## Task to complete
From the entries below, retype only the lines from the one with "bank_mask:0xa\n\tv_add_f32_dpp %7, %23, %23" through the one with "template <int XOR>", exactly as written.

(Material provided)

__device__ __forceinline__ void dpp_pairs8(float (&o)[8], const float (&x)[8], const float (&y)[8], bool eight) {
  if (eight)
    asm("s_nop 1\n"
        "v_add_f32_dpp %0, %8, %8 row_mirror row_mask:0xf bank_mask:0x3\n\tv_add_f32_dpp %1, %9, %9 row_mirror row_mask:0xf bank_mask:0x3\n\t"
        "v_add_f32_dpp %2, %10, %10 row_mirror row_mask:0xf bank_mask:0x3\n\tv_add_f32_dpp %3, %11, %11 row_mirror row_mask:0xf bank_mask:0x3\n\t"
        "v_add_f32_dpp %4, %12, %12 row_mirror row_mask:0xf bank_mask:0x3\n\tv_add_f32_dpp %5, %13, %13 row_mirror row_mask:0xf bank_mask:0x3\n\t"
        "v_add_f32_dpp %6, %14, %14 row_mirror row_mask:0xf bank_mask:0x3\n\tv_add_f32_dpp %7, %15, %15 row_mirror row_mask:0xf bank_mask:0x3\n\t"
        "v_add_f32_dpp %0, %16, %16 row_mirror row_mask:0xf bank_mask:0xc\n\tv_add_f32_dpp %1, %17, %17 row_mirror row_mask:0xf bank_mask:0xc\n\t"
        "v_add_f32_dpp %2, %18, %18 row_mirror row_mask:0xf bank_mask:0xc\n\tv_add_f32_dpp %3, %19, %19 row_mirror row_mask:0xf bank_mask:0xc\n\t"
        "v_add_f32_dpp %4, %20, %20 row_mirror row_mask:0xf bank_mask:0xc\n\tv_add_f32_dpp %5, %21, %21 row_mirror row_mask:0xf bank_mask:0xc\n\t"
        "v_add_f32_dpp %6, %22, %22 row_mirror row_mask:0xf bank_mask:0xc\n\tv_add_f32_dpp %7, %23, %23 row_mirror row_mask:0xf bank_mask:0xc"
        : "=&v"(o[0]), "=&v"(o[1]), "=&v"(o[2]), "=&v"(o[3]), "=&v"(o[4]), "=&v"(o[5]), "=&v"(o[6]), "=&v"(o[7])
        : "v"(x[0]), "v"(x[1]), "v"(x[2]), "v"(x[3]), "v"(x[4]), "v"(x[5]), "v"(x[6]), "v"(x[7]),
          "v"(y[0]), "v"(y[1]), "v"(y[2]), "v"(y[3]), "v"(y[4]), "v"(y[5]), "v"(y[6]), "v"(y[7]));
  else
    asm("s_nop 1\n"
        "v_add_f32_dpp %0, %8, %8 row_half_mirror row_mask:0xf bank_mask:0x5\n\tv_add_f32_dpp %1, %9, %9 row_half_mirror row_mask:0xf bank_mask:0x5\n\t"
        "v_add_f32_dpp %2, %10, %10 row_half_mirror row_mask:0xf bank_mask:0x5\n\tv_add_f32_dpp %3, %11, %11 row_half_mirror row_mask:0xf bank_mask:0x5\n\t"
        "v_add_f32_dpp %4, %12, %12 row_half_mirror row_mask:0xf bank_mask:0x5\n\tv_add_f32_dpp %5, %13, %13 row_half_mirror row_mask:0xf bank_mask:0x5\n\t"
        "v_add_f32_dpp %6, %14, %14 row_half_mirror row_mask:0xf bank_mask:0x5\n\tv_add_f32_dpp %7, %15, %15 row_half_mirror row_mask:0xf bank_mask:0x5\n\t"
        "v_add_f32_dpp %0, %16, %16 row_half_mirror row_mask:0xf bank_mask:0xa\n\tv_add_f32_dpp %1, %17, %17 row_half_mirror row_mask:0xf bank_mask:0xa\n\t"
        "v_add_f32_dpp %2, %18, %18 row_half_mirror row_mask:0xf bank_mask:0xa\n\tv_add_f32_dpp %3, %19, %19 row_half_mirror row_mask:0xf bank_mask:0xa\n\t"
        "v_add_f32_dpp %4, %20, %20 row_half_mirror row_mask:0xf bank_mask:0xa\n\tv_add_f32_dpp %5, %21, %21 row_half_mirror row_mask:0xf bank_mask:0xa\n\t"
        "v_add_f32_dpp %6, %22, %22 row_half_mirror row_mask:0xf bank_mask:0xa\n\tv_add_f32_dpp %7, %23, %23 row_half_mirror row_mask:0xf bank_mask:0xa"
        : "=&v"(o[0]), "=&v"(o[1]), "=&v"(o[2]), "=&v"(o[3]), "=&v"(o[4]), "=&v"(o[5]), "=&v"(o[6]), "=&v"(o[7])
        : "v"(x[0]), "v"(x[1]), "v"(x[2]), "v"(x[3]), "v"(x[4]), "v"(x[5]), "v"(x[6]), "v"(x[7]),
          "v"(y[0]), "v"(y[1]), "v"(y[2]), "v"(y[3]), "v"(y[4]), "v"(y[5]), "v"(y[6]), "v"(y[7]));
}
template <int XOR>
__device__ __forceinline__ void quad_add8(float (&v)[8]) {
  if (XOR == 1)
    asm("s_nop 1\n"
        "v_add_f32_dpp %0, %0, %0 quad_perm:[1,0,3,2] row_mask:0xf bank_mask:0xf\n\tv_add_f32_dpp %1, %1, %1 quad_perm:[1,0,3,2] row_mask:0xf bank_mask:0xf\n\t"
        "v_add_f32_dpp %2, %2, %2 quad_perm:[1,0,3,2] row_mask:0xf bank_mask:0xf\n\tv_add_f32_dpp %3, %3, %3 quad_perm:[1,0,3,2] row_mask:0xf bank_mask:0xf\n\t"
        "v_add_f32_dpp %4, %4, %4 quad_perm:[1,0,3,2] row_mask:0xf bank_mask:0xf\n\tv_add_f32_dpp %5, %5, %5 quad_perm:[1,0,3,2] row_mask:0xf bank_mask:0xf\n\t"
        "v_add_f32_dpp %6, %6, %6 quad_perm:[1,0,3,2] row_mask:0xf bank_mask:0xf\n\tv_add_f32_dpp %7, %7, %7 quad_perm:[1,0,3,2] row_mask:0xf bank_mask:0xf"
        : "+v"(v[0]), "+v"(v[1]), "+v"(v[2]), "+v"(v[3]), "+v"(v[4]), "+v"(v[5]), "+v"(v[6]), "+v"(v[7]));
  else
    asm("s_nop 1\n"
        "v_add_f32_dpp %0, %0, %0 quad_perm:[2,3,0,1] row_mask:0xf bank_mask:0xf\n\tv_add_f32_dpp %1, %1, %1 quad_perm:[2,3,0,1] row_mask:0xf bank_mask:0xf\n\t"
        "v_add_f32_dpp %2, %2, %2 quad_perm:[2,3,0,1] row_mask:0xf bank_mask:0xf\n\tv_add_f32_dpp %3, %3, %3 quad_perm:[2,3,0,1] row_mask:0xf bank_mask:0xf\n\t"
        "v_add_f32_dpp %4, %4, %4 quad_perm:[2,3,0,1] row_mask:0xf bank_mask:0xf\n\tv_add_f32_dpp %5, %5, %5 quad_perm:[2,3,0,1] row_mask:0xf bank_mask:0xf\n\t"
        "v_add_f32_dpp %6, %6, %6 quad_perm:[2,3,0,1] row_mask:0xf bank_mask:0xf\n\tv_add_f32_dpp %7, %7, %7 quad_perm:[2,3,0,1] row_mask:0xf bank_mask:0xf"
        : "+v"(v[0]), "+v"(v[1]), "+v"(v[2]), "+v"(v[3]), "+v"(v[4]), "+v"(v[5]), "+v"(v[6]), "+v"(v[7]));
}
__device__ __forceinline__ float reduce_scatter_step16(float x, float y) {
  const auto r = __builtin_amdgcn_permlane16_swap(__float_as_uint(x), __float_as_uint(y), false, false);
  return __uint_as_float(r[0]) + __uint_as_float(r[1]);
}
__device__ __forceinline__ f32x4 reduce_scatter_16pairs(const float (&s1)[64], int lane) {
  float s2[32];
#pragma unroll
  for (int b = 0; b < 4; ++b) {
    float o[8], x[8], y[8];
#pragma unroll
    for (int i = 0; i < 8; ++i) { x[i] = s1[8 * b + i]; y[i] = s1[32 + 8 * b + i]; }
    dpp_pairs8(o, x, y, true);
#pragma unroll
    for (int i = 0; i < 8; ++i) s2[8 * b + i] = o[i];
  }
  float s3[16];
#pragma unroll
  for (int b = 0; b < 2; ++b) {
    float o[8], x[8], y[8];
#pragma unroll
    for (int i = 0; i < 8; ++i) { x[i] = s2[8 * b + i]; y[i] = s2[16 + 8 * b + i]; }
    dpp_pairs8(o, x, y, false);
#pragma unroll
    for (int i = 0; i < 8; ++i) s3[8 * b + i] = o[i];
  }
  float lo8[8], hi8[8];
#pragma unroll
  for (int i = 0; i < 8; ++i) { lo8[i] = s3[i]; hi8[i] = s3[8 + i]; }
  quad_add8<2>(lo8); quad_add8<2>(hi8);
  float s4[8];
#pragma unroll
  for (int i = 0; i < 8; ++i) s4[i] = (lane & 2) ? hi8[i] : lo8[i];
  float t8[8] = {s4[0], s4[1], s4[2], s4[3], s4[4], s4[5], s4[6], s4[7]};
  quad_add8<1>(t8);
  return (lane & 1) ? f32x4{t8[4], t8[5], t8[6], t8[7]} : f32x4{t8[0], t8[1], t8[2], t8[3]};
}
__device__ __forceinline__ f32x4 reduce_scatter_32rows(float (&v)[128], int lane) {
  float s1[64];
#pragma unroll
  for (int i = 0; i < 64; ++i) s1[i] = reduce_scatter_step16(v[i], v[64 + i]);
  return reduce_scatter_16pairs(s1, lane);
}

(End Material provided)

## Reply to the task
        "v_add_f32_dpp %6, %22, %22 row_half_mirror row_mask:0xf bank_mask:0xa\n\tv_add_f32_dpp %7, %23, %23 row_half_mirror row_mask:0xf bank_mask:0xa"
        : "=&v"(o[0]), "=&v"(o[1]), "=&v"(o[2]), "=&v"(o[3]), "=&v"(o[4]), "=&v"(o[5]), "=&v"(o[6]), "=&v"(o[7])
        : "v"(x[0]), "v"(x[1]), "v"(x[2]), "v"(x[3]), "v"(x[4]), "v"(x[5]), "v"(x[6]), "v"(x[7]),
          "v"(y[0]), "v"(y[1]), "v"(y[2]), "v"(y[3]), "v"(y[4]), "v"(y[5]), "v"(y[6]), "v"(y[7]));
}
template <int XOR>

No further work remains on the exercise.